▶ Exercise directions: In the entries that follow, which lines hold the string "false"? List them.

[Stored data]
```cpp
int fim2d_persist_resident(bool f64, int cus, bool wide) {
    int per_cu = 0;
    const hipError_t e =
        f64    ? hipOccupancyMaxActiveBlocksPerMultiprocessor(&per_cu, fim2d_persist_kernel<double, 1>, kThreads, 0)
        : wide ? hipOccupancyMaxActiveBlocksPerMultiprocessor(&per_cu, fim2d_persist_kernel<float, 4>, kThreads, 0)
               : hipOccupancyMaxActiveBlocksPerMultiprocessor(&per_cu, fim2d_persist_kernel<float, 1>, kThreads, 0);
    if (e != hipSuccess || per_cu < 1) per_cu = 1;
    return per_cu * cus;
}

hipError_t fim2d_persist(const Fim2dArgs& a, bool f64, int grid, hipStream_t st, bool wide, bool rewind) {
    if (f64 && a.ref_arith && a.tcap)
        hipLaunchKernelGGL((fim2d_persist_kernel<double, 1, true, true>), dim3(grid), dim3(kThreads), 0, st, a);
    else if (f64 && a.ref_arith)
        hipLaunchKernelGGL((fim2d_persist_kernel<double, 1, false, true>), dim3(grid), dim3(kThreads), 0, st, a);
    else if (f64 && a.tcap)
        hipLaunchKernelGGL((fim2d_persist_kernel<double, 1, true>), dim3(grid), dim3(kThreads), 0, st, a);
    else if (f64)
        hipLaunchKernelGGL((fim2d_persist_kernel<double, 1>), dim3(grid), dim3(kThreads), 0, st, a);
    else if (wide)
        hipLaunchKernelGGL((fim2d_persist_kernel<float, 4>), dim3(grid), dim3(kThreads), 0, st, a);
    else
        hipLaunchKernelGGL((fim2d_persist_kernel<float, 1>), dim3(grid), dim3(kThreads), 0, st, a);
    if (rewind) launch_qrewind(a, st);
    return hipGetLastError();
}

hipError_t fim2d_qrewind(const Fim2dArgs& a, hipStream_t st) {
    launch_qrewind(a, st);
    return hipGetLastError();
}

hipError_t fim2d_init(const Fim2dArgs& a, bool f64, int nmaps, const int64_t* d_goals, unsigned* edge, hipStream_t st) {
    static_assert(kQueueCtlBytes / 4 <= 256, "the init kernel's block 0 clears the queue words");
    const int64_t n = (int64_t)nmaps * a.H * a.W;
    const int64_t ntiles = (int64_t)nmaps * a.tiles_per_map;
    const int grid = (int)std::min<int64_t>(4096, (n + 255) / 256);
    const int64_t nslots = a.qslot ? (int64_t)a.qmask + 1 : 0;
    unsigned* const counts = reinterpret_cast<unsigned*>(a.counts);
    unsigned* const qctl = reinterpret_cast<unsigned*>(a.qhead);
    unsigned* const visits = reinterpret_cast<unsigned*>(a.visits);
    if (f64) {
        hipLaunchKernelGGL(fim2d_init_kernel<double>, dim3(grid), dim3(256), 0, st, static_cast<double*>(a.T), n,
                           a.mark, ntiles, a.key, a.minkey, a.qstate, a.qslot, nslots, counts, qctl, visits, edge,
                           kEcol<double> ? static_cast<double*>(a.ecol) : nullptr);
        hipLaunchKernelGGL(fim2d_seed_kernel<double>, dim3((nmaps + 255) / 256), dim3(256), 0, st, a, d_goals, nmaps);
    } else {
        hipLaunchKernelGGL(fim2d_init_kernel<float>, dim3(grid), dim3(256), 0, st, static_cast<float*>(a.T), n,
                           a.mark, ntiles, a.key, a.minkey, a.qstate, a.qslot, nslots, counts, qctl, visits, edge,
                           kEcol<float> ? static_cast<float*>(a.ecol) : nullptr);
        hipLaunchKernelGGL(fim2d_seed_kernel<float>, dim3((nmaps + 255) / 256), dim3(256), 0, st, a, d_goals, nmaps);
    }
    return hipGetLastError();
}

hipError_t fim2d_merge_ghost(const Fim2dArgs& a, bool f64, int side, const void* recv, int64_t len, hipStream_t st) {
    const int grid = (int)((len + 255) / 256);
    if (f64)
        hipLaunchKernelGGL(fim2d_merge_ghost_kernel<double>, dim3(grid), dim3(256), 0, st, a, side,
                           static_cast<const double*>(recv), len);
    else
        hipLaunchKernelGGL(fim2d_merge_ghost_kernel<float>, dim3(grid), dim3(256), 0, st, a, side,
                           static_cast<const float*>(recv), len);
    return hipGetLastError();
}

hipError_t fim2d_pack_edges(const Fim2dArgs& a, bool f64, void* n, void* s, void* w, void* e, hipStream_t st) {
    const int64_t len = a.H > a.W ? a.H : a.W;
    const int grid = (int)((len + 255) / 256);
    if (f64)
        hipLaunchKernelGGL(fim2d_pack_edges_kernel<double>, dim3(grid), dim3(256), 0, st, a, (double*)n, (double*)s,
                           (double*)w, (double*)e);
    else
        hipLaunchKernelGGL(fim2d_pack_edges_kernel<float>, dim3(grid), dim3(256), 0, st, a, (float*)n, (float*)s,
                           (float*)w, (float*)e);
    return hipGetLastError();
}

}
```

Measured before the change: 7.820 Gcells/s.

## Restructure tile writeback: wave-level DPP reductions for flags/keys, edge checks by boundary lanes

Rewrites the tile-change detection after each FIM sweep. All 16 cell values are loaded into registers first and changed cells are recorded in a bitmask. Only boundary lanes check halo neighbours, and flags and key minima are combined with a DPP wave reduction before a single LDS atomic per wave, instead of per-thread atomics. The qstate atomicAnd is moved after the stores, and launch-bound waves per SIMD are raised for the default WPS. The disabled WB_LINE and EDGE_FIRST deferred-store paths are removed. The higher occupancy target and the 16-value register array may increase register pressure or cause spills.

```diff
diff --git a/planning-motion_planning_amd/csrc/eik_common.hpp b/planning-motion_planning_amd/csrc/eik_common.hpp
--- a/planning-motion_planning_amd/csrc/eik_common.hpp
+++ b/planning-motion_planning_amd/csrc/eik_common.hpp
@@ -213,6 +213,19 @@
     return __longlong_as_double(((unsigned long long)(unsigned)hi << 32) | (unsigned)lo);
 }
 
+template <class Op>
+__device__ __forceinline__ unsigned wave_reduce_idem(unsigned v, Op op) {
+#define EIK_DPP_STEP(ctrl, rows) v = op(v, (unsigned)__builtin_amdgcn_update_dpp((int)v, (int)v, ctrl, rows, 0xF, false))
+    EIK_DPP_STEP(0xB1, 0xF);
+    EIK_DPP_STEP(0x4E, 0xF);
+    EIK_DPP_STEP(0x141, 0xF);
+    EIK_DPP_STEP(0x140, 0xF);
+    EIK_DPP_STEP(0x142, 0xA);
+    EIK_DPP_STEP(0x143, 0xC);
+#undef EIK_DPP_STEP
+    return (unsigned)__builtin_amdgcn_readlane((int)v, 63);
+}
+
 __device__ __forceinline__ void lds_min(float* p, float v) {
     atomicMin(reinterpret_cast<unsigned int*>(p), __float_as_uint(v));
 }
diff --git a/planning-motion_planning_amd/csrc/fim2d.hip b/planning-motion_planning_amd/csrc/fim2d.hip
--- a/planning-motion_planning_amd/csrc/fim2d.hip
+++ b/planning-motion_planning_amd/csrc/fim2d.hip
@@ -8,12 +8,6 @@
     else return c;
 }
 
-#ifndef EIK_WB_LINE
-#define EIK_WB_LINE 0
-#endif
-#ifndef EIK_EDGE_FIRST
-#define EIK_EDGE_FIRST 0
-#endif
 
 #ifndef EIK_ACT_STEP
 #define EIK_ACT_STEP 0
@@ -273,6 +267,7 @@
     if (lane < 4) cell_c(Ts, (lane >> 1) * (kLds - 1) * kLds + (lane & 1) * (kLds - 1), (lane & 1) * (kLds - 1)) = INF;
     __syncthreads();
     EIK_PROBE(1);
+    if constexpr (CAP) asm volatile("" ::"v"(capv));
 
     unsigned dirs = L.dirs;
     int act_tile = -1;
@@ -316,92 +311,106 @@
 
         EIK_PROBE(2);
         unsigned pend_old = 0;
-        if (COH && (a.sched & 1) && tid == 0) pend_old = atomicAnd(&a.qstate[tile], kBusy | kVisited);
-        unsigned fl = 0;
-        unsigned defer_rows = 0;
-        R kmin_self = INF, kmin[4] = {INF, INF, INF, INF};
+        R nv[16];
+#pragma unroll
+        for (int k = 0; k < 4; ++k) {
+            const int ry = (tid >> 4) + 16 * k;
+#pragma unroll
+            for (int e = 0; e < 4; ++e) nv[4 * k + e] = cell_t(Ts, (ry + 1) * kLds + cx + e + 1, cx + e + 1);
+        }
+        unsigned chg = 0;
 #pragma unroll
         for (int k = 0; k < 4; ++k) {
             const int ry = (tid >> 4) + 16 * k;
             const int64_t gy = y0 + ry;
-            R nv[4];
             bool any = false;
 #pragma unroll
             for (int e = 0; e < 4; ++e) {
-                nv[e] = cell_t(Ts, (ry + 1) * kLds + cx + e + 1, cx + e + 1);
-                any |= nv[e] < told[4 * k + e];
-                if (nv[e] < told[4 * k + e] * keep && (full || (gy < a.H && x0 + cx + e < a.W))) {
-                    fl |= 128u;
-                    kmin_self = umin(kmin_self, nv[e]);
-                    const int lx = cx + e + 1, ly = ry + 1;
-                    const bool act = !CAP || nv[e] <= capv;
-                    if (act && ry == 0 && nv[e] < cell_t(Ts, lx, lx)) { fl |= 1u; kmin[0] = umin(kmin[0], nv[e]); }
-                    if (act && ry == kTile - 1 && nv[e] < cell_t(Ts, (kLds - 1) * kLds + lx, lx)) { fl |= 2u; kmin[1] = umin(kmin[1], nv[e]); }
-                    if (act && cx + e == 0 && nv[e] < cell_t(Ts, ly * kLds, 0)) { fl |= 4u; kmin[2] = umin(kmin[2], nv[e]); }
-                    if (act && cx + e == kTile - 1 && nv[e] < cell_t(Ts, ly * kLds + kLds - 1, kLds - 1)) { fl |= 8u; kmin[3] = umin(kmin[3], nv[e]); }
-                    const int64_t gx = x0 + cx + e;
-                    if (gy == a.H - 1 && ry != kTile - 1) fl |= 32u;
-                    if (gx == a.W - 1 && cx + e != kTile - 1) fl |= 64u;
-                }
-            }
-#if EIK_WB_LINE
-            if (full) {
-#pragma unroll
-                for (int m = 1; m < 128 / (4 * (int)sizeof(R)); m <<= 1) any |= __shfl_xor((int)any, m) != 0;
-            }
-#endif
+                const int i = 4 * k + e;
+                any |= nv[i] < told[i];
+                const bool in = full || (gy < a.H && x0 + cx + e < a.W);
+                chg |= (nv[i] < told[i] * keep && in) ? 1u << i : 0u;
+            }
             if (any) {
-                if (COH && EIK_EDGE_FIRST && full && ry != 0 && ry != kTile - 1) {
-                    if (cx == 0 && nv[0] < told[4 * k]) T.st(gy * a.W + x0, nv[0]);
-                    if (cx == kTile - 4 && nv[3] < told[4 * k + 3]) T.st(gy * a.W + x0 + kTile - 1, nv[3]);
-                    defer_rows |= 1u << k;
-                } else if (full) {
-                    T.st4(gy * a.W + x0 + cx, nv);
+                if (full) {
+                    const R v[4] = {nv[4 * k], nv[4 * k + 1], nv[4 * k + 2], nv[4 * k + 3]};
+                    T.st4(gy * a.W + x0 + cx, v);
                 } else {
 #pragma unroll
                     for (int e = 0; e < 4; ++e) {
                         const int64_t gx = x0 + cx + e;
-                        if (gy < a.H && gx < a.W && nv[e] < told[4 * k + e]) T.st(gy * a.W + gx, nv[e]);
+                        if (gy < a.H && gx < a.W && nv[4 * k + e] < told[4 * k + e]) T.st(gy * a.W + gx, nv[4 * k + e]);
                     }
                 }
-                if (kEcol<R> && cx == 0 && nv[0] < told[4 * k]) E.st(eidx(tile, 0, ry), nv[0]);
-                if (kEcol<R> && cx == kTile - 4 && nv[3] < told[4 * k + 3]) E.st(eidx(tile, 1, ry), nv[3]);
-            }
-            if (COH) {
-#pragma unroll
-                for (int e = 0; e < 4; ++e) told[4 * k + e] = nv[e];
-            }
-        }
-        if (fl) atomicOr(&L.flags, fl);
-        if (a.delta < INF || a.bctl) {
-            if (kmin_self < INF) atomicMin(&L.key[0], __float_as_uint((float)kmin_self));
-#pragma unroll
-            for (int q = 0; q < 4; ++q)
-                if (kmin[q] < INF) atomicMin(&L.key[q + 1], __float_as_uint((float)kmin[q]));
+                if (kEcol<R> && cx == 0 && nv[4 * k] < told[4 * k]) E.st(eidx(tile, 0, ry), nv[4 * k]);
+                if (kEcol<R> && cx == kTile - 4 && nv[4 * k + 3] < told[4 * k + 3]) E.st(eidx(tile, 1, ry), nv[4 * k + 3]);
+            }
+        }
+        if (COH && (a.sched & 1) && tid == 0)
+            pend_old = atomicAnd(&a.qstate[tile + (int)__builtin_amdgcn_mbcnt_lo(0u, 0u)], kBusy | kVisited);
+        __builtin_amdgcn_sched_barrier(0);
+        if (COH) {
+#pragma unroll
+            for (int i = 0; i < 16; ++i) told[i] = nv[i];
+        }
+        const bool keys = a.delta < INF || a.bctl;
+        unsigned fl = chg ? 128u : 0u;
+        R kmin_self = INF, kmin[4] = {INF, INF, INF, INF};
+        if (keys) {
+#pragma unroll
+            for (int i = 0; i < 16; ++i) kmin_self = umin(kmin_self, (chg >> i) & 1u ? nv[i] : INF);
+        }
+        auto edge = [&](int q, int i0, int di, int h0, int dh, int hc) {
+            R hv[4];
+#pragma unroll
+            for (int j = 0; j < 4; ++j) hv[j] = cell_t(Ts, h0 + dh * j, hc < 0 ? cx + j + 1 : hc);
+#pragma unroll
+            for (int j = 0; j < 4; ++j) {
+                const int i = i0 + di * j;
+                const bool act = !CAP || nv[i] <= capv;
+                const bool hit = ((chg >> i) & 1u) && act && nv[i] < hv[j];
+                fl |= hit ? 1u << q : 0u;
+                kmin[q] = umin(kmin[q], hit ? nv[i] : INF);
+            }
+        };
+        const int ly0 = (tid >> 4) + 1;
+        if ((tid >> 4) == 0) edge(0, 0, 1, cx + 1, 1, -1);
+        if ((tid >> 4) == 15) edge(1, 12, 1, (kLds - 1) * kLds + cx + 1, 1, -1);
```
* * *
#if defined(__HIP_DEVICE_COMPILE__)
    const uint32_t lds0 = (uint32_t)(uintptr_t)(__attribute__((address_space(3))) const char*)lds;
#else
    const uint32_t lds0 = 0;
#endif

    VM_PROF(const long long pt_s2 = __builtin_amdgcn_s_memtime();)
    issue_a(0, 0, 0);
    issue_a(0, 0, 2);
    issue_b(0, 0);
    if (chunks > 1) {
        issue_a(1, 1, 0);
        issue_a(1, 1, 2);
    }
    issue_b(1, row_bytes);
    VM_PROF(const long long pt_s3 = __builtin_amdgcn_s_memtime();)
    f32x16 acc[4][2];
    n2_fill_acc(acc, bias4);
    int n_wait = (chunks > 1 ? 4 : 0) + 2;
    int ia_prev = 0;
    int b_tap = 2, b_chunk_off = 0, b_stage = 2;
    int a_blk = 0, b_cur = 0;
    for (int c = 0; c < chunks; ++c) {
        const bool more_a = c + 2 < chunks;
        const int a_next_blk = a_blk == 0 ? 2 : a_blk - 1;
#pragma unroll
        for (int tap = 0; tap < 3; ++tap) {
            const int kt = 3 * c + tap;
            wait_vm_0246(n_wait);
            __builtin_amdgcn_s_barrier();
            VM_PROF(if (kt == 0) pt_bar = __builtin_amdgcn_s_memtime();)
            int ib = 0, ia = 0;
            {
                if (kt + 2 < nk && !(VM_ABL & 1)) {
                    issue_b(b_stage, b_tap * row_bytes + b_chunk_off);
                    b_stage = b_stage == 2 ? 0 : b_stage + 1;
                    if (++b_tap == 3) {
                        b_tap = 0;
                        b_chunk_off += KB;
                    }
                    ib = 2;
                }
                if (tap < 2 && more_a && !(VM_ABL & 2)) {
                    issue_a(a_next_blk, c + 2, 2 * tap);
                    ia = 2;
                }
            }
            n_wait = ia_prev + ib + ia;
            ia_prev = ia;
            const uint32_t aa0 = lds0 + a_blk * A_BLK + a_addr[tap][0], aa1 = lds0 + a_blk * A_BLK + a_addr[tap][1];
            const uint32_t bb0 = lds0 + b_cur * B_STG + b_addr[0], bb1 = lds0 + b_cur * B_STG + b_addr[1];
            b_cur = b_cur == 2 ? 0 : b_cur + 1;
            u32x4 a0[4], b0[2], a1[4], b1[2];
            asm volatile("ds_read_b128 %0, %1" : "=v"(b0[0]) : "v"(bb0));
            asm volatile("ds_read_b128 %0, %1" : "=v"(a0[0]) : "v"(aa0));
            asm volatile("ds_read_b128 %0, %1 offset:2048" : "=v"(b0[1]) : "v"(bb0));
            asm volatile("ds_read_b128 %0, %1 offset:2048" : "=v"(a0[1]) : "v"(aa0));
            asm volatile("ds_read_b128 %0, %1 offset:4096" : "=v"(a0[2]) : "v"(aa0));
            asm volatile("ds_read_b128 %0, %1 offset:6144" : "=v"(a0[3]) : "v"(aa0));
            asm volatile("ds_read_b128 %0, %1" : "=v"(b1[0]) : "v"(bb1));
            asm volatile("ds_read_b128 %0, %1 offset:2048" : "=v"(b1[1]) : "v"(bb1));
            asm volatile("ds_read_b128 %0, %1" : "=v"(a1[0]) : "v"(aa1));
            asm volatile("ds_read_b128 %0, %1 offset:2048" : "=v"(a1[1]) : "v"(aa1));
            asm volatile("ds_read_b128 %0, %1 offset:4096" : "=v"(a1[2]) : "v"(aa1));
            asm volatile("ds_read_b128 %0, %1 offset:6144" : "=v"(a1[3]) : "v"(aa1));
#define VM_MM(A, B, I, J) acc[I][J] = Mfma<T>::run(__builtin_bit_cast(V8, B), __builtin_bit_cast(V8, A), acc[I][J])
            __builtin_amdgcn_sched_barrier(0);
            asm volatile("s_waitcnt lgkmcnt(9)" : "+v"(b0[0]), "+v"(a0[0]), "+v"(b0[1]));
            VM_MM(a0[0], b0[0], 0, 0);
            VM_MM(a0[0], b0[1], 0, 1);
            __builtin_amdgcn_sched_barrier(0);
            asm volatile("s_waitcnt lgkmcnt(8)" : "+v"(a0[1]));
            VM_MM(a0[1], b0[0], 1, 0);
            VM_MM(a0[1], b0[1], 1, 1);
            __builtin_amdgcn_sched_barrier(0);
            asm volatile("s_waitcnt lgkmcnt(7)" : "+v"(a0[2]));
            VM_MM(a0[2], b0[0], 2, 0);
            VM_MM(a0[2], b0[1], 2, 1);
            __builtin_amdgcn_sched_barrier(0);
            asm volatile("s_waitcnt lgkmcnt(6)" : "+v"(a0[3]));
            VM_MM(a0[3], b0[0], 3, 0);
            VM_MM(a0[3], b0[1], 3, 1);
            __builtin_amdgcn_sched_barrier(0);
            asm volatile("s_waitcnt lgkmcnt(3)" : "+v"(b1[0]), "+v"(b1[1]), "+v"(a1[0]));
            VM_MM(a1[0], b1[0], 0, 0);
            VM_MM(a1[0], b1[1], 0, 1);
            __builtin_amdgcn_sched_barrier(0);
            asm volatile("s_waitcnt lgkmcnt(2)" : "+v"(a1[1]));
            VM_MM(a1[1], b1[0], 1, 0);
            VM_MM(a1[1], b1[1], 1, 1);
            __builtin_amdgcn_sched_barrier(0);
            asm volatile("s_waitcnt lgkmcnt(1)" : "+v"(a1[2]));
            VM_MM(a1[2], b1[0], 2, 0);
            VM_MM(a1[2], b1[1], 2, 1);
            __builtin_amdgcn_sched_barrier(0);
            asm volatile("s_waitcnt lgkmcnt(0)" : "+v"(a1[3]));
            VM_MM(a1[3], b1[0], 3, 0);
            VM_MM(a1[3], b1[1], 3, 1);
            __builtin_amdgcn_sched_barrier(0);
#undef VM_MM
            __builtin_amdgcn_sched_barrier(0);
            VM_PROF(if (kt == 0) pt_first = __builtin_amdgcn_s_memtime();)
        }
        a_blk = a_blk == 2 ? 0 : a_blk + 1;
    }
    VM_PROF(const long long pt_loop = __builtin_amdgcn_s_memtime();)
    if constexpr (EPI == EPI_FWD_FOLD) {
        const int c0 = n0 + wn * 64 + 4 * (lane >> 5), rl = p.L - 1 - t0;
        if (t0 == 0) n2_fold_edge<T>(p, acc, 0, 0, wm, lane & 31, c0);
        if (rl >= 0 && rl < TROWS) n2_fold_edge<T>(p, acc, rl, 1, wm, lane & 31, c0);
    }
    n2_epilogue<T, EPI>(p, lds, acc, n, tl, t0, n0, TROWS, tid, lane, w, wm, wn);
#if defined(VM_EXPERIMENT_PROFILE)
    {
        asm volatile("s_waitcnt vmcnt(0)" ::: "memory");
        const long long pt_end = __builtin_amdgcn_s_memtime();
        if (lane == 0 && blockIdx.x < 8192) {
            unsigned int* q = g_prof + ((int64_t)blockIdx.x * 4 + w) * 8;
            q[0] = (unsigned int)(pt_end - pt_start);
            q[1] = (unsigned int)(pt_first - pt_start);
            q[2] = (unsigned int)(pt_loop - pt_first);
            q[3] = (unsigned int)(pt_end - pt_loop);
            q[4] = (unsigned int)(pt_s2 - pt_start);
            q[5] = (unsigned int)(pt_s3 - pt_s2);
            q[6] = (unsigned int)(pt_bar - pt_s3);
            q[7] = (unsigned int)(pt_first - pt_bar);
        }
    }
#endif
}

▶ Answer to the exercise:
        hipLaunchKernelGGL((fim2d_persist_kernel<double, 1, false, true>), dim3(grid), dim3(kThreads), 0, st, a);
+#define EIK_DPP_STEP(ctrl, rows) v = op(v, (unsigned)__builtin_amdgcn_update_dpp((int)v, (int)v, ctrl, rows, 0xF, false))
             bool any = false;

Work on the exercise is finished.